What is required:
Work through the data below and copy out every line where "hrow" is found.

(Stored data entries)
_ _ _ _
enum { D_H1 = 0, D_H2, D_FEAT, D_V1, D_A1, S_F1, S_DFEAT, S_DH2, S_DH1,
// ... 660 lines not shown
        sm_bias[i] = par[off + j];
    }
    for (int i = tid; i < 4 * W + 4; i += NT) sm_wh[i] = par[oWh + i];
    StageRegs sr;
    WSUB_DECL;
    stage_load_direct(par + oW2t, L, sr);
    stage_store_direct(bufA, L, sr);
    __syncthreads();
    WSUB_MARK(48);
    float r16[2][16], rf[2][64];
    f32x16 acc;
    auto xch = [&](int job) { return bufB + (quad * 2 + job) * 4096; };
#pragma unroll
    for (int j = 0; j < 2; ++j) {
        if (j < nj) {
            const float *X = pass == 0 ? xs2 : (j == 0 ? xs : xs2);
#pragma unroll
            for (int v = 0; v < 16; ++v) acc[v] = 0.0f;
            const lfloat *w1 = sm_w1t + L.h * W + 32 * jt + L.li;
#pragma unroll
            for (int t = 0; t < S / 2; ++t) acc = __builtin_amdgcn_mfma_f32_32x32x2f32(w1[2 * t * W], X[row * S + 2 * t + L.h], acc, 0, 0, 0);
#pragma unroll
            for (int g4 = 0; g4 < 4; ++g4) {
                const f32x4 bv = *(const lf4 *)(sm_bias + 32 * jt + 8 * g4 + 4 * L.h);
#pragma unroll
                for (int cc = 0; cc < 4; ++cc) r16[j][4 * g4 + cc] = act_fwd(ACT, prelu, acc[4 * g4 + cc] + bv[cc]);
            }
            if (pass == 1 && j == 0) piece_store(dump_of(D_H1, blk), jt, L.lane, r16[j]);
            tile16_to_operand(r16[j]);
            xch_put(xch(j), jt, L.lane, r16[j]);
        }
    }
    barrier_lds();
#pragma unroll
    for (int j = 0; j < 2; ++j) if (j < nj) xch_get(xch(j), L.lane, rf[j]);
    barrier_lds();
    WSUB_MARK(49);
#pragma unroll 1
    for (int l = 0; l < NL; ++l) {
#pragma unroll
        for (int j = 0; j < 2; ++j) {
            if (j < nj) {
#pragma unroll
                for (int v = 0; v < 16; ++v) acc[v] = 0.0f;
                chain_tile(bufA, jt, L, rf[j], acc);
                const lfloat *bb = sm_bias + (l + 1) * W + 32 * jt + 4 * L.h;
#pragma unroll
                for (int g4 = 0; g4 < 4; ++g4) {
                    const f32x4 bv = *(const lf4 *)(bb + 8 * g4);
#pragma unroll
                    for (int cc = 0; cc < 4; ++cc) {
                        const float z = acc[4 * g4 + cc] + bv[cc];
                        r16[j][4 * g4 + cc] = l == 1 ? z : act_fwd(ACT, prelu, z);
                    }
                }
                if (pass == 1 && j == 0) {
                    piece_store(dump_of(l == 0 ? D_H2 : (l == 1 ? D_FEAT : (l == 2 ? D_V1 : D_A1)), blk), jt, L.lane, r16[j]);
                    if (l >= 2 || PL) {
                        gfloat *rm = (gfloat *)dump_of(l == 2 ? R_V1 : R_A1, 0) + row * W + 32 * jt + 4 * L.h;
#pragma unroll
                        for (int g4 = 0; g4 < 4; ++g4) *(gf4 *)(rm + 8 * g4) = f32x4{r16[j][4 * g4], r16[j][4 * g4 + 1], r16[j][4 * g4 + 2], r16[j][4 * g4 + 3]};
                    }
                }
                tile16_to_operand(r16[j]);
            }
        }
        WSUB_MARK(50);
        if (!PL && l < 2) {
#pragma unroll
            for (int j = 0; j < 2; ++j) if (j < nj) xch_put(xch(j), jt, L.lane, r16[j]);
            barrier_lds();
#pragma unroll
            for (int j = 0; j < 2; ++j) if (j < nj) xch_get(xch(j), L.lane, rf[j]);
            stage_load_direct(par + (l == 0 ? oW3t : oWv1t), L, sr);
            stage_store_direct(bufA, L, sr);
            barrier_lds();
        } else if (!PL && l == 2) {
#pragma unroll
            for (int j = 0; j < 2; ++j) if (j < nj) xch_put(xch(j), jt, L.lane, r16[j]);
            barrier_lds();
            stage_load_direct(par + oWa1t, L, sr);
            stage_store_direct(bufA, L, sr);
            barrier_lds();
        } else {
            barrier_lds();
#pragma unroll
            for (int j = 0; j < 2; ++j) if (j < nj) xch_put(bufA + (quad * 2 + j) * 4096, jt, L.lane, r16[j]);
            barrier_lds();
            const int hd = wave & 1, tj = nj == 2 ? (wave >> 1) & 1 : 0, tq = nj == 2 ? wave >> 2 : wave >> 1;
            if ((nj == 2 || wave < 4) && !(PL && hd == 0)) {
                float rh[64];
                xch_get((hd == 0 ? bufB : bufA) + (tq * 2 + tj) * 4096, L.lane, rh);
                f32x16 hacc;
#pragma unroll
                for (int v = 0; v < 16; ++v) hacc[v] = 0.0f;
                const int col = hd == 0 ? 0 : 1 + (L.li < A ? L.li : A - 1);
                const lfloat *wh = sm_wh + L.h * 4 + col;
#pragma unroll
                for (int t = 0; t < 64; ++t) hacc = __builtin_amdgcn_mfma_f32_32x32x2f32(wh[2 * t * 4], rh[breg_of(t)], hacc, 0, 0, 0);
                if (L.h == 0) {
                    const int slot = pass == 0 ? 2 : tj, hrow = 32 * (2 * tg + tq) + L.li;
                    if (hd == 0) {
                        const float v = hacc[0] + sm_bh[0];
                        Vb_l[slot * RBH + hrow] = v;
                        gva[slot * B + hrow] = v;
                    } else {
#pragma unroll
                        for (int aa = 0; aa < A; ++aa) {
                            const float v = hacc[aa] + sm_bh[1 + aa];
                            Advb_l[slot * RBH * A + hrow * A + aa] = v;
                            gva[3 * B + (slot * B + hrow) * A + aa] = v;
                        }
                    }
                }
            }
        }
        WSUB_MARK(51);
    }
    __syncthreads();
    WSUB_MARK(52);
}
_ _ _ _
Task result:
                    const int slot = pass == 0 ? 2 : tj, hrow = 32 * (2 * tg + tq) + L.li;
                        Vb_l[slot * RBH + hrow] = v;
                        gva[slot * B + hrow] = v;
                            Advb_l[slot * RBH * A + hrow * A + aa] = v;
                            gva[3 * B + (slot * B + hrow) * A + aa] = v;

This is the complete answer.